As part of the Financial Services Act 2021, Parliament legislated to extend the Undertakings for the Collective Investment in Transferable Securities (UCITS) exemption in The Packaged Retail and Insurance-based Investment Products (PRIIPs) Regulation (as enacted in retained EU law) by 5 years – from 31 December 2021 to 31 December 2026. This extension means that UCITS funds offered to UK retail investors can continue to supply either a PRIIPs key information document or a UCITS key investor information document.
The FCA intend to make consequential amendments to the UK PRIIPs Regulatory Technical Standards and the associated Handbook guidance to reflect the new end date of the UCITS exemption in the UK’s PRIIPs Regulation. The FCA will make the required consequential amendments to:
- Article 18 of the PRIIPs Regulatory Technical Standards onshored via the Commission Delegated Regulation (EU) 2017/653 legislation
- COLL 4.7.1A G (1)(b)
- COBS 13.1.1B G (1)
The Canadian Securities Administrators (CSA) has published guidance for investment funds on their disclosure practices that relate to environmental, social and governance (ESG) considerations, particularly funds whose investment objectives reference ESG factors and other funds that use ESG strategies.
The guidance is based on existing regulatory requirements and addresses areas of disclosure, including investment objectives, fund names, investment strategies, risk disclosure, continuous disclosure and sales communications.
The CSSF have updated the FAQs regarding Virtual Assets. The following questions have been amended:
Question 2. May an AIF invest in virtual assets?
Question 5. May a Luxembourg depositary act as depositary for investment funds investing directly in virtual assets?
The Spanish Official State Gazette (BOE) has published the new CNMV Circular on the advertising of crypto-assets for investment purposes, which establishes the rules, principles and criteria to which this advertising activity must be subject. The aim is to ensure that the advertising of the products offers true, understandable and not misleading content, and includes a prominent warning of the associated risks.
The European Commission has published rules to permanently lower the initial net short position reporting threshold from 0.2 per cent to 0.1 per cent under the EU Short Selling Regulation (EU SSR).

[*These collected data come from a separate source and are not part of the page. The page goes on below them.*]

template <int kLayout, int kMode = kPlain>
__global__ void __maxnreg__(kMaxRegs) gemm_bf16_kernel(const __grid_constant__ CUtensorMap map_a,
                                                                const __grid_constant__ CUtensorMap map_b,
                                                                const __grid_constant__ CUtensorMap map_c,
                                                                const __nv_bfloat16* __restrict__ c_old, int M, int N, int K,
                                                                int accumulate,
                                                                const __grid_constant__ FuseParams<kMode> sp) {
    constexpr bool kScatter = kMode == kScatterMode, kGather = kMode == kGatherMode;
    constexpr bool kAMn = kLayout == kNT, kBMn = kLayout != kTN;
    extern __shared__ uint8_t smem_raw[];
    uint8_t* smem = reinterpret_cast<uint8_t*>((reinterpret_cast<uintptr_t>(smem_raw) + 1023) & ~uintptr_t(1023));
    uint8_t* smem_store = smem + kStages * kStageBytes;
    uint64_t* bars = reinterpret_cast<uint64_t*>(smem_store + kNumStoreBufs * kStoreBytes);
    uint64_t* full_bar = bars;
    uint64_t* empty_bar = bars + kStages;

    const int warp = threadIdx.x >> 5, lane = threadIdx.x & 31;
    const int m_blocks = (M + BLOCK_M - 1) / BLOCK_M, n_blocks = (N + BLOCK_N - 1) / BLOCK_N;
    const int num_tiles = m_blocks * n_blocks, k_blocks = (K + BLOCK_K - 1) / BLOCK_K;

    if constexpr (kScatter) {
        asm volatile("griddepcontrol.launch_dependents;" ::: "memory");
    }
    if (warp == kProducerWarp && lane == 0) {
        asm volatile("prefetch.tensormap [%0];" ::"l"(&map_a) : "memory");
        asm volatile("prefetch.tensormap [%0];" ::"l"(&map_b) : "memory");
        asm volatile("prefetch.tensormap [%0];" ::"l"(&map_c) : "memory");
        for (int i = 0; i < kStages; ++i) { mbar_init(smem_u32(full_bar + i), 1); mbar_init(smem_u32(empty_bar + i), kEpiThreads / 32); }
        asm volatile("fence.mbarrier_init.release.cluster;" ::: "memory");
    }
    __syncthreads();

    if (warp == kProducerWarp) {
        if (elect_one()) {
            int stage = 0; uint32_t phase = 0;
            for (int t = blockIdx.x; t < num_tiles; t += gridDim.x) {
                const TileCoord tc = tile_of<kMode>(t, m_blocks, n_blocks, sp);
                const CUtensorMap* amap = &map_a;
                int a_row = tc.m * BLOCK_M;
                if constexpr (kGather) {
                    const int slot = tc.m / sp.blocks_per_rank, c = tc.m - slot * sp.blocks_per_rank;
                    if (slot == sp.me) {
                        amap = &sp.a_local; a_row = c * BLOCK_M;
                    } else {
                        const uint32_t* f = sp.flags + slot * sp.blocks_per_rank + c;
                        unsigned long long t0 = 0; unsigned spins = 0;
                        while (true) {
                            uint32_t v;
                            asm volatile("ld.acquire.sys.global.u32 %0, [%1];" : "=r"(v) : "l"(f) : "memory");
                            if (v >= sp.target) break;
                            if ((++spins & 0x3ff) == 0) {
                                unsigned long long now = gtimer();
                                if (t0 == 0) t0 = now;
                                else if (now - t0 > sp.timeout_ns) {
                                    if (atomicCAS(sp.err + 1, 0, 4) == 0) { sp.err[2] = (int)blockIdx.x; sp.err[3] = tc.m; sp.err[4] = (int)v; sp.err[5] = (int)sp.target; sp.err[6] = slot; }
                                    *sp.err = BG_ETIMEOUT; __threadfence_system(); __trap();
                                }
                            }
                        }
                        asm volatile("fence.proxy.async.global;" ::: "memory");
                    }
                }
                for (int kb = 0; kb < k_blocks; ++kb) {
                    mbar_wait(smem_u32(empty_bar + stage), phase ^ 1);
                    const uint32_t bar = smem_u32(full_bar + stage);
                    const uint32_t sa = smem_u32(smem + stage * kStageBytes), sb = sa + kABytes;
                    mbar_expect_tx(bar, kStageBytes);
                    if (kAMn) {
#pragma unroll
                        for (int j = 0; j < BLOCK_M / 64; ++j) tma_load_2d(sa + j * (BLOCK_K * 128), &map_a, bar, tc.m * BLOCK_M + j * 64, kb * BLOCK_K);
                    } else {
                        tma_load_2d(sa, amap, bar, kb * BLOCK_K, a_row);
                    }
                    if (kBMn) {
#pragma unroll
                        for (int j = 0; j < BLOCK_N / 64; ++j) tma_load_2d(sb + j * (BLOCK_K * 128), &map_b, bar, tc.n * BLOCK_N + j * 64, kb * BLOCK_K);
                    } else {
                        tma_load_2d(sb, &map_b, bar, kb * BLOCK_K, tc.n * BLOCK_N);
                    }
                    if (++stage == kStages) { stage = 0; phase ^= 1; }
                }
            }
        }
    } else {
        const int wg = warp >> 2;
        const int frag_row = wg * 64 + (warp & 3) * 16 + (lane >> 2);
        const int frag_col = (lane & 3) * 2;
        const bool issuer = threadIdx.x == 0;
        constexpr uint32_t a_lbo = kAMn ? BLOCK_K * 128 : 0, b_lbo = kBMn ? BLOCK_K * 128 : 0;
        constexpr uint32_t a_kstep = kAMn ? WGMMA_K * 128 : WGMMA_K * 2, b_kstep = kBMn ? WGMMA_K * 128 : WGMMA_K * 2;
        float acc[BLOCK_N / 2];
#pragma unroll
        for (int i = 0; i < BLOCK_N / 2; ++i) acc[i] = 0.f;
        int stage = 0; uint32_t phase = 0;
        int buf = 0;
        uint32_t* prev_flag = nullptr;
        for (int t = blockIdx.x; t < num_tiles; t += gridDim.x) {
            const TileCoord tc = tile_of<kMode>(t, m_blocks, n_blocks, sp);
            int prev_stage = 0;
            for (int kb = 0; kb < k_blocks; ++kb) {
                mbar_wait(smem_u32(full_bar + stage), phase);
                const uint32_t sa = smem_u32(smem + stage * kStageBytes) + wg * kWgOffset;
                const uint32_t sb = smem_u32(smem + stage * kStageBytes) + kABytes;
                wgmma_fence();
#pragma unroll
                for (int k = 0; k < BLOCK_K / WGMMA_K; ++k) {
                    const uint64_t da = make_smem_desc(sa + k * a_kstep, a_lbo, 1024);
                    const uint64_t db = make_smem_desc(sb + k * b_kstep, b_lbo, 1024);
                    wgmma_m64n128<kAMn ? 1 : 0, kBMn ? 1 : 0>(acc, da, db, (kb | k) != 0);
                }
                wgmma_commit();
                wgmma_wait<1>();
                if (kb > 0 && lane == 0) mbar_arrive(smem_u32(empty_bar + prev_stage));
                prev_stage = stage;
                if (++stage == kStages) { stage = 0; phase ^= 1; }
            }
            wgmma_wait<0>();
            fence_acc(acc);
            if (lane == 0) mbar_arrive(smem_u32(empty_bar + prev_stage));
#pragma unroll
            for (int c = 0; c < BLOCK_N / kStoreCols; ++c) {
                const int n0 = tc.n * BLOCK_N + c * kStoreCols;
                if (n0 >= N) break;
                float* v = acc + c * (kStoreCols / 2);
                if (accumulate) {
#pragma unroll
                    for (int h = 0; h < 2; ++h) {
                        const long long grow = (long long)tc.m * BLOCK_M + frag_row + 8 * h;
                        if (grow < M) {
#pragma unroll
                            for (int j = 0; j < 8; ++j) {
                                if (n0 + j * 8 < N) {
                                    const float2 o = bf2_to_f2(*reinterpret_cast<const uint32_t*>(c_old + grow * N + n0 + j * 8 + frag_col));
                                    v[j * 4 + 2 * h] += o.x;
                                    v[j * 4 + 2 * h + 1] += o.y;
                                }
                            }
                        }
                    }
                }
                if (issuer) tma_store_wait_read<kNumStoreBufs - 1>();
                epi_bar_sync();
                uint8_t* sbuf = smem_store + buf * kStoreBytes;
#pragma unroll
                for (int h = 0; h < 2; ++h) {
                    const int row = frag_row + 8 * h;
#pragma unroll
                    for (int j = 0; j < 8; ++j)
                        *reinterpret_cast<uint32_t*>(sbuf + row * 128 + ((j ^ (row & 7)) << 4) + frag_col * 2) =
                            f2_to_bf2(v[j * 4 + 2 * h], v[j * 4 + 2 * h + 1]);
                }
                fence_proxy_async();
                epi_bar_sync();
                if (issuer) {
                    if constexpr (kScatter) {
                        const int row0 = tc.m * BLOCK_M, owner = row0 / sp.rows_per_rank;
                        tma_store_2d(&sp.dst[owner], smem_u32(sbuf), n0, sp.me * sp.rows_per_rank + (row0 - owner * sp.rows_per_rank));
                    } else {
                        tma_store_2d(&map_c, smem_u32(sbuf), n0, tc.m * BLOCK_M);
                    }
                    tma_store_commit();
                }
                buf ^= 1;
            }
            if constexpr (kScatter) {
                if (issuer) {
                    if (prev_flag != nullptr) {
                        asm volatile("cp.async.bulk.wait_group %0;" ::"n"(BLOCK_N / kStoreCols) : "memory");
                        __threadfence_system();
                        asm volatile("red.release.sys.global.add.u32 [%0], 1;" ::"l"(prev_flag) : "memory");
                    }
                    const int row0 = tc.m * BLOCK_M, owner = row0 / sp.rows_per_rank;
                    prev_flag = sp.flags[owner] + ((row0 - owner * sp.rows_per_rank) / BLOCK_M) * n_blocks + tc.n;
                }
            }
        }
        if (issuer) {
            tma_store_wait_all<0>();
            if constexpr (kScatter) {
                if (prev_flag != nullptr) {
                    __threadfence_system();
                    asm volatile("red.release.sys.global.add.u32 [%0], 1;" ::"l"(prev_flag) : "memory");
                }
            }
        }
    }
}
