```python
class _Folded:

    def __init__(self):
        self.c = {}

    def bn(self, bn: nn.BatchNorm2d):
        k = id(bn)
        if k not in self.c:
            C = bn.num_features
            scale = torch.empty(C, dtype=torch.float32, device=bn.weight.device)
            shift = torch.empty(C, dtype=torch.float32, device=bn.weight.device)
            ops.bn_fold(bn, scale, shift)
            self.c[k] = (scale, shift)
        return self.c[k]

    def pair(self, conv_a, bn_a, conv_b, bn_b):
        k = ("pair", id(conv_a))
        if k not in self.c:
            (sa, ba), (sb, bb) = self.bn(bn_a), self.bn(bn_b)
            w = torch.stack([conv_a.weight.detach(), conv_b.weight.detach()]).contiguous()
            self.c[k] = (w, torch.cat([sa, sb]).contiguous(), torch.cat([ba, bb]).contiguous())
        return self.c[k]

    def classes(self, convt: nn.ConvTranspose2d):
        k = ("cls", id(convt))
        if k not in self.c:
            ok = convt.stride == (2, 2) and convt.kernel_size[0] == convt.kernel_size[1] and \
                2 - 2 * convt.padding[0] + convt.kernel_size[0] - 2 + convt.output_padding[0] == 2
            cls = ops.convt_s2_classes(convt.weight.detach(), convt.padding[0]) if ok else None
            self.c[k] = None if cls is None else (cls, ops.convt_s2_stack(cls))
        return self.c[k]

    def wt(self, convt: nn.ConvTranspose2d):
        k = id(convt)
        if k not in self.c:
            self.c[k] = convt.weight.detach().permute(1, 0, 2, 3).contiguous()
        return self.c[k]


def _convt(x, convt: nn.ConvTranspose2d, f: _Folded, **epi):
    cls = f.classes(convt)
    if cls is not None:
        return ops.conv_transpose2d_s2(x, cls[0], stacked=cls[1], **epi)
    return ops.conv_transpose2d(x, f.wt(convt), convt.stride[0], convt.padding[0], convt.output_padding[0], **epi)


STAGE_HOOK = None


def _stage_done(name):
    if STAGE_HOOK is not None:
        STAGE_HOOK(name)


SKIP_ADD_FUSED = os.environ.get("IVLN_REDNET_SKIP_ADD", "1") != "0"


class Bottleneck(nn.Module):
    expansion = 4

    def __init__(self, inplanes, planes, stride=1, downsample=None):
        super().__init__()
        self.conv1 = nn.Conv2d(inplanes, planes, kernel_size=1, bias=False)
        self.bn1 = nn.BatchNorm2d(planes)
        self.conv2 = nn.Conv2d(planes, planes, kernel_size=3, stride=stride, padding=1, bias=False)
        self.bn2 = nn.BatchNorm2d(planes)
        self.conv3 = nn.Conv2d(planes, planes * 4, kernel_size=1, bias=False)
        self.bn3 = nn.BatchNorm2d(planes * 4)
        self.relu = nn.ReLU(inplace=True)
        self.downsample = downsample
        self.stride = stride

    def forward_hip(self, x, f: _Folded):
        residual = x
        if self.downsample is not None:
            s, b = f.bn(self.downsample[1])
            residual = ops.conv2d(x, self.downsample[0].weight, stride=self.stride, scale=s, shift=b)
        s, b = f.bn(self.bn1)
        y = ops.conv2d(x, self.conv1.weight, scale=s, shift=b, relu=True)
        s, b = f.bn(self.bn2)
        s3, b3 = f.bn(self.bn3)
        if self.stride == 1:
            out = ops.conv3x3_then_1x1(y, self.conv2.weight, s, b, self.conv3.weight, s3, b3, residual)
            if out is not None:
                return out
        y = ops.conv2d(y, self.conv2.weight, stride=self.stride, pad=1, scale=s, shift=b, relu=True)
        return ops.conv2d(y, self.conv3.weight, scale=s3, shift=b3, residual=residual, relu=True)


def _conv_pair(x2, w2, s2, b2, stride=1, pad=0, residual=None, relu=False):
    N, _, H, W = x2.shape
    G, Cout, _, KH, KW = w2.shape
    B = N // G
    Ho, Wo = (H + 2 * pad - KH) // stride + 1, (W + 2 * pad - KW) // stride + 1
    if (B * Ho * Wo) % 32 == 0:
        return ops.conv2d(x2, w2, stride=stride, pad=pad, scale=s2, shift=b2, residual=residual, relu=relu)
    out = torch.empty((N, Cout, Ho, Wo), dtype=torch.float32, device=x2.device)
    for g in range(G):
        sl = slice(g * B, (g + 1) * B)
        ops.conv2d(x2[sl], w2[g], stride=stride, pad=pad, scale=s2[g * Cout:(g + 1) * Cout], shift=b2[g * Cout:(g + 1) * Cout],
                   residual=residual[sl] if residual is not None else None, relu=relu, out=out[sl])
    return out


def _bottleneck_pair(blk: Bottleneck, blk_d: Bottleneck, x2, f: _Folded):
    residual = x2
    if blk.downsample is not None:
        w, s, b = f.pair(blk.downsample[0], blk.downsample[1], blk_d.downsample[0], blk_d.downsample[1])
        residual = _conv_pair(x2, w, s, b, stride=blk.stride)
    w, s, b = f.pair(blk.conv1, blk.bn1, blk_d.conv1, blk_d.bn1)
    y = _conv_pair(x2, w, s, b, relu=True)
    w, s, b = f.pair(blk.conv2, blk.bn2, blk_d.conv2, blk_d.bn2)
    w3, s3, b3 = f.pair(blk.conv3, blk.bn3, blk_d.conv3, blk_d.bn3)
    if blk.stride == 1:
        out = ops.conv3x3_then_1x1(y, w, s, b, w3, s3, b3, residual)
        if out is not None:
            return out
    y = _conv_pair(y, w, s, b, stride=blk.stride, pad=1, relu=True)
    return _conv_pair(y, w3, s3, b3, residual=residual, relu=True)


class TransBasicBlock(nn.Module):
    expansion = 1

    def __init__(self, inplanes, planes, stride=1, upsample=None, **kwargs):
        super().__init__()
        self.conv1 = _conv3x3(inplanes, inplanes)
        self.bn1 = nn.BatchNorm2d(inplanes)
        self.relu = nn.ReLU(inplace=True)
        if upsample is not None and stride != 1:
            self.conv2 = nn.ConvTranspose2d(inplanes, planes, kernel_size=3, stride=stride, padding=1,
                                            output_padding=1, bias=False)
        else:
            self.conv2 = _conv3x3(inplanes, planes, stride)
        self.bn2 = nn.BatchNorm2d(planes)
        self.upsample = upsample
        self.stride = stride

    def forward_hip(self, x, f: _Folded):
        residual = x
        if self.upsample is not None:
            s, b = f.bn(self.upsample[1])
            up = self.upsample[0]
            if isinstance(up, nn.ConvTranspose2d):
                residual = _convt(x, up, f, scale=s, shift=b)
            else:
                residual = ops.conv2d(x, up.weight, scale=s, shift=b)
        s, b = f.bn(self.bn1)
        y = ops.conv2d(x, self.conv1.weight, pad=1, scale=s, shift=b, relu=True)
        s, b = f.bn(self.bn2)
        if isinstance(self.conv2, nn.ConvTranspose2d):
            return _convt(y, self.conv2, f, scale=s, shift=b, residual=residual, relu=True)
        return ops.conv2d(y, self.conv2.weight, stride=self.stride, pad=1, scale=s, shift=b, residual=residual,
                          relu=True)


class RedNet(nn.Module):
    def __init__(self, cfg):
# ... 55 lines not shown
            upsample = nn.Sequential(
                nn.ConvTranspose2d(self.inplanes, planes, kernel_size=2, stride=stride, padding=0, bias=False),
                nn.BatchNorm2d(planes),
            )
        elif self.inplanes != planes:
            upsample = nn.Sequential(
                nn.Conv2d(self.inplanes, planes, kernel_size=1, stride=stride, bias=False), nn.BatchNorm2d(planes)
            )
        layers = [block(self.inplanes, self.inplanes) for _ in range(1, blocks)]
        layers.append(block(self.inplanes, planes, stride, upsample))
        self.inplanes = planes
        return nn.Sequential(*layers)

    def _make_agant_layer(self, inplanes, planes):
        return nn.Sequential(
            nn.Conv2d(inplanes, planes, kernel_size=1, stride=1, padding=0, bias=False),
            nn.BatchNorm2d(planes), nn.ReLU(inplace=True),
        )

    def invalidate_folded(self):
        self._folded = _Folded()

    def _seq(self, seq, x):
        for blk in seq:
            x = blk.forward_hip(x, self._folded)
        return x

    def _agant(self, layer, x):
        s, b = self._folded.bn(layer[1])
        return ops.conv2d(x, layer[0].weight, scale=s, shift=b, relu=True)

    def _skip_add(self, up, layer, fuse):
        s, b = self._folded.bn(layer[1])
        out = ops.conv2d(fuse, layer[0].weight, scale=s, shift=b, residual=up, relu=True, residual_after_relu=True) if SKIP_ADD_FUSED else None
        return out if out is not None else ops.add(up, self._agant(layer, fuse))

    def forward(self, rgb, depth):
        assert not self.training, "HIP RedNet is inference-only (the reference freezes it, mapper.py:751-752)"
        f = self._folded
        if GROUP_ENCODERS:
            B = rgb.shape[0]
            S = torch.empty((2 * B, 64, rgb.shape[2] // 2, rgb.shape[3] // 2), dtype=torch.float32, device=rgb.device)
            s, b = f.bn(self.bn1)
            sd, bd = f.bn(self.bn1_d)
            ops.conv2d(depth, self.conv1_d.weight, stride=2, pad=3, scale=sd, shift=bd, relu=True, out=S[B:])
            fuse0 = ops.conv2d(rgb, self.conv1.weight, stride=2, pad=3, scale=s, shift=b, relu=True, out=S[:B], residual=S[B:],
                               residual_after_relu=True) if ops.BF3_STEM else None
            if fuse0 is None:
                ops.conv2d(rgb, self.conv1.weight, stride=2, pad=3, scale=s, shift=b, relu=True, out=S[:B])
                fuse0 = ops.add(S[:B], S[B:], out=S[:B])
            P = ops.pool2d(S, 3, 2, 1, "max")
            fuses = []
            _stage_done("stem")
            for li, (la, lb) in enumerate(((self.layer1, self.layer1_d), (self.layer2, self.layer2_d),
                                           (self.layer3, self.layer3_d), (self.layer4, self.layer4_d))):
                for blk, blk_d in zip(la, lb):
                    P = _bottleneck_pair(blk, blk_d, P, f)
                fuses.append(ops.add(P[:B], P[B:], out=P[:B]))
                _stage_done(f"layer{li + 1}")
            fuse1, fuse2, fuse3, fuse4 = fuses
        else:
            s, b = f.bn(self.bn1)
            x = ops.conv2d(rgb, self.conv1.weight, stride=2, pad=3, scale=s, shift=b, relu=True)
            s, b = f.bn(self.bn1_d)
            d = ops.conv2d(depth, self.conv1_d.weight, stride=2, pad=3, scale=s, shift=b, relu=True)
            fuse0 = ops.add(x, d)
            x = ops.pool2d(fuse0, 3, 2, 1, "max")
            d = ops.pool2d(d, 3, 2, 1, "max")
            x, d = self._seq(self.layer1, x), self._seq(self.layer1_d, d)
            fuse1 = ops.add(x, d)
            x, d = self._seq(self.layer2, fuse1), self._seq(self.layer2_d, d)
            fuse2 = ops.add(x, d)
            x, d = self._seq(self.layer3, fuse2), self._seq(self.layer3_d, d)
            fuse3 = ops.add(x, d)
            x, d = self._seq(self.layer4, fuse3), self._seq(self.layer4_d, d)
            fuse4 = ops.add(x, d)
        x = self._agant(self.agant4, fuse4)
        for di, (seq, ag, fuse) in enumerate(((self.deconv1, self.agant3, fuse3), (self.deconv2, self.agant2, fuse2),
                                              (self.deconv3, self.agant1, fuse1), (self.deconv4, self.agant0, fuse0))):
            x = self._skip_add(self._seq(seq, x), ag, fuse)
            _stage_done(f"deconv{di + 1}")
        x = self._seq(self.final_conv, x)
        fd = self.final_deconv_custom
        return _convt(x, fd, f, shift=fd.bias)


class PredictSemantics:

    CFG = {
        "arch": "rednet", "resnet_pretrained": False, "finetune": True, "SUNRGBD_pretrained_weights": "",
        "n_classes": 13, "upsample_prediction": True, "load_model": "data/rednet_mp3d_best_model.pkl",
    }

    def __init__(self, device, model: RedNet = None, load_weights: bool = True):
        self.device = device
        self.model = model
        self.load_weights = load_weights

    def setup(self):
        if self.model is None:
            self.model = RedNet(self.CFG)
            path = self.CFG["load_model"]
            if self.load_weights and os.path.exists(path):
                state = torch.load(path, map_location="cpu")["model_state"]
                if next(iter(state)).split(".")[0] == "module":
                    state = {".".join(k.split(".")[1:]): v for k, v in state.items()}
                self.model.load_state_dict(state)
            self.model = self.model.to(self.device).eval()
            for p in self.model.parameters():
                p.requires_grad = False

# ... 40 lines not shown
```

Baseline: 2448.

## Merge downsample into conv3 for stride-2 entry blocks and fuse add with subsample gather

```diff
diff --git a/include/ivln_rednet_glue.h b/include/ivln_rednet_glue.h
--- /dev/null
+++ b/include/ivln_rednet_glue.h
@@ -0,0 +1,15 @@
+#ifndef IVLN_REDNET_GLUE_H
+#define IVLN_REDNET_GLUE_H
+#include "ivln_hip.h"
+#ifdef __cplusplus
+extern "C" {
+#endif
+
+int ivln_add_subsample2_f32(float* x, int B, int C, int H, int W, int add, float* dst, int dst_ctot, int dst_coff, void* stream);
+
+enum { IVLN_OP_ADD_SUBSAMPLE2 = 6 };
+
+#ifdef __cplusplus
+}
+#endif
+#endif
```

The lower disclosure threshold of 0.1 per cent took effect on 31 January 2022.
The Irish takeover Panel has published a consultation setting out proposals to amend the Irish Takeover Panel Act 1997, Takeover Rules, 2013 (the “Rules”) and the Irish Takeover Panel Act 1997, Substantial Acquisition Rules, 2007 (the “SARs”).
The current disclosure regime under the Rules is based on “dealings” undertaken by persons subject to the regime and not “positions” held by them. In order to provide greater transparency as to where voting control of relevant securities lies it is proposed, in line with the Code, to introduce a requirement for certain parties to make a public opening position disclosure disclosing their positions.
On 11th January 2022, the FSC published a notice of draft amendments to Article 43-1, Article 178-1, and Article 183 of the Securities and Exchange Act.
The amendment revises the threshold for the declaration and announcement of large shareholdings from the current 10% to 5%. In order to allow sufficient time to prepare and respond to the formulation or amendment of relevant supporting laws and regulations and the adjustment of external practical operations, a one-year buffer period has been proposed.
It has also been proposed that the upper limit of fines imposed by securities firms, securities service enterprises and securities-related institutions be increased from NT$4.8 million to NT$6 million.